That is a very detailed answer! 
Thank you! 

When I was a kid, I would draw rooms and houses, pretty much like an interior designer kind of thing. 

Also, I'm a copycat when it comes to faces and people. Everything I draw has to have some "model". I would copy the illustrations on mangas and comics. For the real people, I ask for pictures. 

I would love to learn to draw waterfalls and mountains. 
You're sitting there, staring at that wonderful creation and trying to recreate it on paper. Ehhhh. 

I'd like to see some of your building illustrations someday!


----------



## sigmadog

I improved by taking time and looking at hands. Try googling images of hands and using those images as a model on which to base a drawing. 

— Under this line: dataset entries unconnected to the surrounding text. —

template <int NY, int FUSE, bool B3M, bool ZS>
__global__ __launch_bounds__(256, 2) void traj_chain_kernel(ChainArgs A) {
    constexpr bool kDynCount = !B3M && ((NY == 1 && FUSE == 2 && !ZS) || (NY == 2 && FUSE == 1 && ZS));
    typedef ChainStreamT<B3M ? C32_BUF_B3 : C32_CMAX * C32_TILE, B3M, kDynCount> Stream;
    extern __shared__ __attribute__((aligned(16))) char smem[];
    f32x4* ring = reinterpret_cast<f32x4*>(smem);
    f32x4* slots = ring + 2 * Stream::kBuf;
    f32x4* zslots = slots + 4 * C32_SLOT;
    float* cst = reinterpret_cast<float*>(zslots + 4 * C32_SLOT);
    int* sq = reinterpret_cast<int*>(cst + C32Const<NY>::total);
    typedef C32Const<NY> CO;

    const int lane = threadIdx.x & 63, c = lane & 31, h = lane >> 5;
    const int wave = __builtin_amdgcn_readfirstlane(threadIdx.x >> 6);
    const f32x4* slot = slots + wave * C32_SLOT;
    const f32x4* zslot = zslots + wave * C32_SLOT;
    const unsigned slot_addr = __builtin_amdgcn_readfirstlane(lds_addr(slot));
    const unsigned zslot_addr = __builtin_amdgcn_readfirstlane(lds_addr(zslot));
    const int ngroups = (A.ncols + 127) >> 7;

    C32_TRACE_BEGIN();
    if (FUSE == 2 && (int)blockIdx.x < A.R32.nwg) {
        role32_body<ZS>(*(KRole32Args*)((const __attribute__((address_space(4))) char*)__builtin_amdgcn_kernarg_segment_ptr() + offsetof(ChainArgs, R32)),
                    blockIdx.x, smem);
        C32_TRACE_END(1);
        return;
    }
    if (FUSE == 1 && A.R.split && (int)blockIdx.x < 5 * A.R.ntiles) {
        split_role(A.R, (A.ncols + A.K - 1) / A.K, A.Tp, A.ldx, A.xpad, blockIdx.x, smem);
        C32_TRACE_END(1);
        return;
    }
    int fb = FUSE == 0 ? (int)blockIdx.x : FUSE == 2 ? (int)blockIdx.x - A.R32.nwg : A.R.split ? (int)blockIdx.x - 5 * A.R.ntiles
                                                : fused_block_of(blockIdx.x, A.R.ntiles, ngroups, A.K, A.R.lead);
    if (FUSE && A.xcd_map && fb >= 0) fb = xcd_group(fb, ngroups);
    if (FUSE == 1 && fb < 0) {
        agent_role(A.R, (A.ncols + A.K - 1) / A.K, A.Tp, A.ldx, A.xpad, -1 - fb, smem);
        C32_TRACE_END(1);
        return;
    }
    for (int i = threadIdx.x; i < CO::total; i += blockDim.x) cst[i] = A.consts[i];
    if (threadIdx.x == 0) sq[0] = FUSE == 2 ? fb : (FUSE == 0 && A.persistent) ? atomicAdd(A.counter, 1) : FUSE ? fb : (int)blockIdx.x;
    if (FUSE == 1) {
        const int g0 = fb;
        const int c_lo = g0 * 128, c_hi = (c_lo + 127 < A.ncols ? c_lo + 127 : A.ncols - 1);
        const int t_lo = (c_lo / A.K) >> 4, t_hi = (c_hi / A.K) >> 4;
        if (wave == 0) {
            const bool ok = A.R.split ? wait_tiles(A.R.pflags, 3 * t_lo, 3 * t_hi + 2, A.R.flags + A.R.ntiles, lane, A.R.tmo_host)
                                      : wait_tiles(A.R.flags, t_lo, t_hi, A.R.flags + A.R.ntiles, lane, A.R.tmo_host);
            if (!ok && lane == 0) sq[0] = -1;
        }
    }
    __syncthreads();
    C32_TRACE_PHASE(3);
    int g = sq[0];
    if (FUSE == 1 && g < 0) {
        for (int i = threadIdx.x; i < 128 * A.Tf2; i += blockDim.x) {
            const size_t o = (size_t)fb * 128 * A.Tf2 + i;
            if (o < (size_t)A.ncols * A.Tf2) A.pred[o] = __builtin_nanf("");
        }
        return;
    }
    if (g >= ngroups) return;
    Stream st;
    st.init(A.pool, A.prog, A.prog_len, ring);

    auto col_of = [&](int gg) { int col = gg * 128 + wave * 32 + c; return col < A.ncols ? col : A.ncols - 1; };
    {
        const int c0 = col_of(g);
        gather_rows(A.A0x, row_off(c0 / A.K, 512, h), slot_addr);
        gather_rows(A.z, row_off(c0, 32, h), zslot_addr);
    }
    asm volatile("s_waitcnt vmcnt(0)" ::: "memory");
    __syncthreads();

    int gi = 0;
    (void)gi;
    while (true) {
        C32_STAMP(0);
        const int col = g * 128 + wave * 32 + c;
        int colc = col < A.ncols ? col : A.ncols - 1;
        int agent = colc / A.K;
        const bool live = col < A.ncols;
        __syncthreads();
        if (threadIdx.x == 0)
            sq[1] = (FUSE == 2 && A.persistent && ngroups > A.nworkers) ? A.nworkers + atomicAdd(A.counter, 1)
                    : (FUSE == 0 && A.persistent) ? atomicAdd(A.counter, 1) : ngroups;

        f32x16 acc2[8];
        f32x16 d;
        {
            agent = opaque(agent);
            f32x16 xo[1];
            const unsigned ao = row_off(agent, 512, h);
            if (B3M) {
                mlp_l12_b3<0, true>(st, slot, zslot, nullptr, A.A0x, ao, A.A0y, ao, acc2, lane);
                mlp_l3_b3<1>(st, acc2, cst + CO::b2x, cst + CO::b3x, xo, h);
            } else {
                mlp_l12<0>(st, slot, zslot, nullptr, A.A0x, ao, A.A0y, ao, acc2, lane);
                mlp_l3<1, 3>(st, acc2, cst + CO::b2x, cst + CO::b3x, xo, h);
            }
            agent = opaque(agent);
            const float* xp = A.xpad + (size_t)agent * A.ldx;
#pragma unroll
            for (int a = 0; a < 4; ++a) {
                f32x4 v = splat4(0.f);
                if (8 * a + 4 * h < A.ldx) v = ld4(xp + 8 * a + 4 * h);
#pragma unroll
                for (int b = 0; b < 4; ++b) d[4 * a + b] = v[b] - xo[0][4 * a + b];
            }
        }
        STT_FENCE();
        C32_STAMP(1);
        {
            agent = opaque(agent);
            f32x16 yo[NY];
            const unsigned ao = row_off(agent, 512, h);
            if (B3M) {
                mlp_l12_b3<0, true>(st, slot, zslot, nullptr, A.A0y, ao, A.A1y, ao, acc2, lane);
                mlp_l3_b3<NY>(st, acc2, cst + CO::b2y, cst + CO::b3y, yo, h);
            } else {
                mlp_l12<0>(st, slot, zslot, nullptr, A.A0y, ao, A.A1y, ao, acc2, lane);
                mlp_l3<NY, 1>(st, acc2, cst + CO::b2y, cst + CO::b3y, yo, h);
            }
            if (live) {
                float* prow = A.park + (size_t)opaque(col) * A.Tf2;
#pragma unroll
                for (int o = 0; o < NY; ++o)
#pragma unroll
                    for (int a = 0; a < 4; ++a) {
                        const int row0 = 32 * o + 8 * a + 4 * h;
                        float* p = prow + row0;
                        if (row0 + 3 < A.Tf2 && (A.Tf2 & 3) == 0) {
                            f32x4 v = {yo[o][4 * a], yo[o][4 * a + 1], yo[o][4 * a + 2], yo[o][4 * a + 3]};
                            st4(p, v);
                        } else {
#pragma unroll
                            for (int b = 0; b < 4; ++b)
                                if (row0 + b < A.Tf2) p[b] = yo[o][4 * a + b];
                        }
                    }
            }
        }
        STT_FENCE();
        C32_STAMP(2);
        f32x16 hs[3];
        {
#pragma unroll
            for (int j = 0; j < 3; ++j) hs[j] = splat16(0.f);
            if (B3M) gru32_steps_b3(st, cst + CO::gb, cst + CO::cb, d, hs, A.Tp, h);
            else gru32_steps<ZS>(st, cst + CO::gb, cst + CO::cb, d, hs, A.Tp, h);
        }
        STT_FENCE();
        C32_STAMP(3);
        const int gnext = sq[1];
        {
            agent = opaque(agent);
            const int cnx = col_of(gnext < ngroups ? gnext : g);
            const unsigned ao = row_off(agent, 512, h), an = row_off(cnx / A.K, 512, h);
            if (B3M) mlp_l12_b3<3, false>(st, slot, zslot, hs, A.A1y, ao, A.A0x, an, acc2, lane);
            else mlp_l12<3>(st, slot, zslot, hs, A.A1y, ao, A.A0x, an, acc2, lane);
            gather_rows(A.z, row_off(opaque(cnx), 32, h), zslot_addr);
            f32x16 yo[NY];
            if (B3M) mlp_l3_b3<NY>(st, acc2, cst + CO::b2m, cst + CO::b3m, yo, h);
            else mlp_l3<NY, 3>(st, acc2, cst + CO::b2m, cst + CO::b3m, yo, h);
            {
                agent = opaque(agent);
                const float cx = A.cur[2 * agent], cy = A.cur[2 * agent + 1];
                const float ox = A.orig[2 * agent], oy = A.orig[2 * agent + 1];
                const bool vec = (A.Tf2 & 3) == 0;
                const float* yrow = A.park + (size_t)opaque(colc) * A.Tf2;
                float* prow = A.pred + (size_t)opaque(col) * A.Tf2;
                const float* grow = FUSE == 2 && A.m_gt ? A.m_gt + (size_t)agent * A.Tf2 : nullptr;
                float dd[NY][4][2];
#pragma unroll
                for (int o = 0; o < NY; ++o)
#pragma unroll
                    for (int a = 0; a < 4; ++a) {
                        const int row0 = 32 * o + 8 * a + 4 * h;
                        const bool whole = vec && row0 + 3 < A.Tf2;
                        f32x4 y0 = splat4(0.f);
                        if (whole) y0 = ld4(yrow + row0);
                        else {
#pragma unroll
                            for (int b = 0; b < 4; ++b)
                                if (row0 + b < A.Tf2) y0[b] = yrow[row0 + b];
                        }
                        f32x4 v;
                        v[0] = ((y0[0] + yo[o][4 * a + 0]) + cx) + ox;
                        v[1] = ((y0[1] + yo[o][4 * a + 1]) + cy) + oy;
                        v[2] = ((y0[2] + yo[o][4 * a + 2]) + cx) + ox;
                        v[3] = ((y0[3] + yo[o][4 * a + 3]) + cy) + oy;
                        if (live) {
                            if (whole) st4(prow + row0, v);
                            else {
#pragma unroll
                                for (int b = 0; b < 4; ++b)
                                    if (row0 + b < A.Tf2) prow[row0 + b] = v[b];
                            }
                        }
                        dd[o][a][0] = dd[o][a][1] = 0.f;
                        if (FUSE == 2 && grow) {
                            if (row0 < A.Tf2) { const float2 g = *reinterpret_cast<const float2*>(grow + row0); dd[o][a][0] = bok_dist(v[0], v[1], g.x, g.y, A.m_scale); }
                            if (row0 + 2 < A.Tf2) { const float2 g = *reinterpret_cast<const float2*>(grow + row0 + 2); dd[o][a][1] = bok_dist(v[2], v[3], g.x, g.y, A.m_scale); }
                        }
                    }
                if (FUSE == 2 && grow) {
                    const int Tf = A.Tf2 >> 1;
                    float acc = 0.f, fdl = -1.f;
#pragma unroll
                    for (int o = 0; o < NY; ++o)
#pragma unroll
                        for (int a = 0; a < 4; ++a) {
                            const int t0 = (32 * o + 8 * a + 4 * h) >> 1;
                            float mine = acc;
                            if (h == 0) { if (t0 < Tf) mine += dd[o][a][0]; if (t0 + 1 < Tf) mine += dd[o][a][1]; }
                            float mine1 = __shfl(mine, c, 64);
                            if (h == 1) { if (t0 < Tf) mine1 += dd[o][a][0]; if (t0 + 1 < Tf) mine1 += dd[o][a][1]; }
                            acc = __shfl(mine1, c + 32, 64);
                            if (t0 == Tf - 1) fdl = dd[o][a][0];
                            if (t0 + 1 == Tf - 1) fdl = dd[o][a][1];
                        }
                    fdl = fmaxf(fdl, __shfl_xor(fdl, 32, 64));
                    const float adev = acc / (float)Tf;
                    if (live && h == 0) {
                        atomicMin(reinterpret_cast<unsigned*>(A.m_ade) + agent, __float_as_uint(adev));
                        atomicMin(reinterpret_cast<unsigned*>(A.m_fde) + agent, __float_as_uint(fdl));
                    }
                }
            }
        }
        C32_STAMP(4);
#ifdef C32_DIAG_STAMPS
        if (threadIdx.x == 0 && A.dbg && gi < 4) {
            long long* o = A.dbg + ((size_t)blockIdx.x * 4 + gi) * 16 + 10;
            o[0] = st.gap_cyc; o[1] = st.gap_n; o[2] = st.gap_cal;
        }
        st.gap_cyc = 0; st.gap_n = 0;
#endif
        ++gi;
        g = gnext;
        if (g >= ngroups) break;
    }
    C32_TRACE_END(0);
}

You can also look at the underlying anatomy to understand how the bones, muscles and tendons work together. Understanding anatomy vastly improves your ability to translate the figure to paper.

Finally, and this is a general tip for drawing anything: Don't draw objects: Draw light. Concern yourself with the shadows; get the shadows right and the object will magically appear. As a test, shine a bright light on an object from the side and, without outlining, capture the shadows; you'll see how shadows define an object's volume better than outlines do. Focusing on the shadow areas will elevate your drawing from the flat two-dimensional paper, giving it volume and making it more lifelike. Of course, some lines are necessary to help you find your way around the subject, but keep them loose and light because in the end it's the shadows that define the object.


----------



## ShadowEyes

Reichelina said:


> That is a very detailed answer!
> Thank you!
> 
> When I was a kid, I would draw rooms and houses, pretty much like an interior designer kind of thing.
> 
> Also, I'm a copycat when it comes to faces and people. Everything I draw has to have some "model". I would copy the illustrations on mangas and comics. For the real people, I ask for pictures.
> 
> I would love to learn to draw waterfalls and mountains.
> You're sitting there, staring at that wonderful creation and trying to recreate it on paper. Ehhhh.
> 
> I'd like to see some of your building illustrations someday!



Hey, you're welcome.

I remember wanting to draw when I was around 10 or 11. Of course, I wanted to draw anime things because I watched cartoons after school. So it's nice to realize that it's one of my earliest ambitions.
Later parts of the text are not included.